─── Provided data ───

@@ -209,6 +210,11 @@
   }
   DBuf<int32_t> d_FDTD;
   DBuf<uint8_t> d_FDTW;
+  bool rows_bulk = false;
+  bool fdtd_stale = false;
+  int fdtd_maxlen = 0;
+  DBuf<int32_t> s_fdlo;
+  bool test_rows_fallback = getenv("HGE_TEST_MEDIAN_ROWS_FALLBACK") != nullptr;
   DBuf<int32_t> d_WLA;
   DBuf<uint16_t> d_WLR;
   DBuf<uint64_t> d_ssc, s_gran;
@@ -384,7 +390,7 @@
                              &s_und2,    &s_part,   &s_fst,    &d_FSS,
                              &d_FDT,     &s_chg,    &s_bar,   &s_bseg,   &s_kctl,    &s_cctl,
                              &s_out,     &s_hn,     &s_hres,  &s_dirty,  &d_WLA,     &s_lwpos,
-                             &s_lwrisky, &s_src,    &s_relay, &s_rfail};
+                             &s_lwrisky, &s_src,    &s_relay, &s_rfail,  &s_fdlo};
     for (auto* b : i32s) b->free_();
     s_dec2.free_();
     s_lwplan.free_();
@@ -824,6 +830,7 @@
     bool frontier_started = false;
     bool qlo_done = false;
     bool fd_done = false;
+    bool fd_rows_only = false;
     bool take_frontier_start() { return std::exchange(frontier_started, false); }
   };
   std::optional<CoordStep> cstep;
@@ -945,6 +952,7 @@
       s.maxlen = std::max(s.maxlen, chain_len[c]);
       s.minlen = std::min(s.minlen, chain_len[c]);
     }
+    s.fd_rows_only = rows_bulk && s.fresh && s.n0 == 0 && fdt16() && !split_on() && !rec_on && !ext_on;
     std::vector<int32_t> cand;
     if (split_on()) {
       const int64_t A = sp.clo[sp.part], B = sp.a[sp.part + 1];
@@ -1424,6 +1432,7 @@
         throw EngineError(HGE_ERR_DEVICE, "test: to_wide32 stopped after stage " + std::to_string(stage));
       }
     };
+    ensure_fdtd();
     if (!(w32_done & 4)) {
       grow_chain_table(d_LA, ccap, false);
       w32_done |= 4;
@@ -1641,8 +1650,22 @@
       }
     }
   }
+  void fdtd_pass(const char* name, int zgrid) {
+    const Tables t = tables();
+    KLAUNCH_AS(name, (k_fd_transpose_ts<uint16_t>), dim3(N, div_up(N, 64), std::max(1, std::min(zgrid, 65535))),
+               dim3(256), 0, st, t, (const uint16_t*)d_FDT.p, (const int32_t*)s_fdlo.p,
+               (const int32_t*)(s_fdlo.p + N), (const int32_t*)nullptr, (const int32_t*)nullptr);
+  }
+  void ensure_fdtd() {
+    if (!fdtd_stale) return;
+    if (!fdt16()) throw EngineError(HGE_ERR_INTERNAL, "stale FD timestamp rows past the uint16 runs");
+    HIPCHK(hipMemsetAsync(s_fdlo.p, 0, 4 * (size_t)N, st));
+    fdtd_pass("fdtd_ensure (k_fd_transpose_ts<uint16_t>)", div_up(std::max(fdtd_maxlen, 1), 64));
+    fdtd_stale = false;
+  }
   void first_descendants(const Tables& t, const CoordStep& s) {
     if (s.fd_done) return;
+    if (!s.fresh) ensure_fdtd();
     const int32_t* olen = s.olen;
     const int32_t* len = s.len;
     const int maxnew = s.maxnew;
@@ -1663,7 +1686,15 @@
     } else {
       span = std::max(span, s.maxlen);
     }
-    if (fdt16())
+    if (s.fresh) fdtd_stale = false;
+    if (s.fd_rows_only) {
+      KLAUNCH(k_fd_rows16, dim3(N, div_up(N, 64), std::min(div_up(span, 64), 65535)), dim3(256), 0, st, t,
+              (const uint16_t*)d_FDT.p, (const int32_t*)s.qlo, len);
+      s_fdlo.need(2 * (size_t)N);
+      h2d(s_fdlo.p + N, chain_len.data(), 4 * (size_t)N);
+      fdtd_maxlen = s.maxlen;
+      fdtd_stale = true;
+    } else if (fdt16())
       KLAUNCH((k_fd_transpose_ts<uint16_t>), dim3(N, div_up(N, 64), std::min(div_up(span, 64), 65535)), dim3(256),
               0, st, t, (const uint16_t*)d_FDT.p, s.qlo, len, (const int32_t*)s.cand_lo,
               (const int32_t*)s.cand_hi);
@@ -1761,6 +1792,7 @@
       b.got_order = false;
       b.split_done = true;
     }
+    fdtd_tail(b);
     tp[3] = now_ns();
     close_batch(b);
     tp[4] = now_ns();
@@ -2444,6 +2476,20 @@
             c_pr + 2 * nrounds, c_pr + 3 * nrounds, nrounds, s_clast.p, s_dec.p);
   }
 
+  void fdtd_tail(const Batch& b) {
+    if (!fdtd_stale) return;
+    if (!b.got_order || b.spl || !b.commit) {
+      ensure_fdtd();
+      return;
+    }
+    HIPCHK(hipMemcpyAsync(s_fdlo.p, s_fdlo.p + N, 4 * (size_t)N, hipMemcpyDeviceToDevice, st));
+    KLAUNCH(k_und_low, dim3(std::max(1, std::min(div_up(b.ncand, 256), 1024))), dim3(256), 0, st,
+            (const int32_t*)d_creator.p, (const int32_t*)d_index.p, (const int32_t*)d_und.p,
+            (const int32_t*)out_word(hge_plan::ResultsLayout::kUndetermined), s_fdlo.p);
+    fdtd_pass("fdtd_tail (k_fd_transpose_ts<uint16_t>)", std::min(div_up(std::max(fdtd_maxlen, 1), 64), 4));
+    fdtd_stale = false;
+  }
+
   void recv_dispatch(Batch& b) {
     const bool wmed = N > 16;
     const bool ident = b.fresh_und && b.cand == d_und.p && (int64_t)b.ncand == n_events;
@@ -2458,9 +2504,17 @@
                vis_all ? (const int32_t*)nullptr : (const int32_t*)s_vis.p, b.ncalls, 0, b.rr_lo, b.R_last,
                segoff_p, s_segcnt.p, s_segcall.p, s_segdec.p, s_segfws.p, s_theta.p, s_recv.p, s_rr.p, s_cts.p,
                bseg);
-    if (wmed)
+    if (wmed && ident && fdtd_stale && !test_rows_fallback) {
+      constexpr int TQ = 16, NT = 512;
+      const int64_t nb = (int64_t)N * div_up(fdtd_maxlen, TQ);
+      KLAUNCH_AS("k_median_rows<16, 512>", (k_median_rows<TQ, NT>), dim3((unsigned)nb), dim3(NT),
+                 sizeof(int32_t) * TQ * (N + 4), st, t, (const int32_t*)(s_fdlo.p + N), (const int32_t*)s_recv.p,
+                 (const int32_t*)s_rr.p, (const int32_t*)bseg, (const uint64_t*)s_segfws.p, s_cts.p);
+    } else if (wmed) {
+      ensure_fdtd();
       KLAUNCH_NW(NW, NW_T, k_median_wave, dim3(div_up(b.ncand, 4 * MED_EPW)), dim3(256), 0, st, t,
                  ident ? (const int32_t*)nullptr : b.cand, b.ncand, s_recv.p, s_rr.p, bseg, s_segfws.p, s_cts.p);
+    }
   }
 
   bool dividing = false, und_appended = false;
@@ -2818,7 +2872,13 @@
   REFUSE_IF_FAILED(h)
   h->sp_active = false;
   if (h->rec_on) h->rec_dec.clear();
+  struct Bulk {
+    hge_engine* h;
+    ~Bulk() { h->rows_bulk = false; }
+  } bulk{h};
+  h->rows_bulk = true;
   replay_begin(h);
+  h->rows_bulk = false;
   replay_end(h, n_ordered);
   if (h->rec_on) {
     const int64_t E = h->n_events;
diff --git a/babble_amd/csrc/hge_median_rows.hip b/babble_amd/csrc/hge_median_rows.hip
--- /dev/null
+++ b/babble_amd/csrc/hge_median_rows.hip
@@ -0,0 +1,169 @@
+#pragma once
+
+namespace hge {
+
+template <int TQ, int NT>
+__global__ void __launch_bounds__(NT) k_median_rows(Tables t, const int32_t* len, const int32_t* recv_call,
+                                                    const int32_t* rr_in, const int32_t* bseg,
+                                                    const uint64_t* seg_fws, int64_t* cts_out) {
+  constexpr int NWV = NT / 64;
+  constexpr int RPW = TQ / NWV;
+  constexpr int PER = 256 * TQ / NT;
+  constexpr int LDP = 256 * TQ / 4 / NT;
+  static_assert(TQ % NWV == 0 && RPW <= 8 && (256 * TQ) % (4 * NT) == 0 && NT % TQ == 0, "tile shape");
+  extern __shared__ __attribute__((aligned(16))) int32_t s_tile[];
+  __shared__ __attribute__((aligned(16))) int s_mhist[NWV][256];
+  __shared__ int64_t s_own[TQ];
+  __shared__ int s_x[TQ], s_rr[TQ], s_sg[TQ], s_wide[TQ];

───

Assigned task: Using the listing above, work out how many lines contain the string "aligned" and return only that number.

Solution to this problem: 2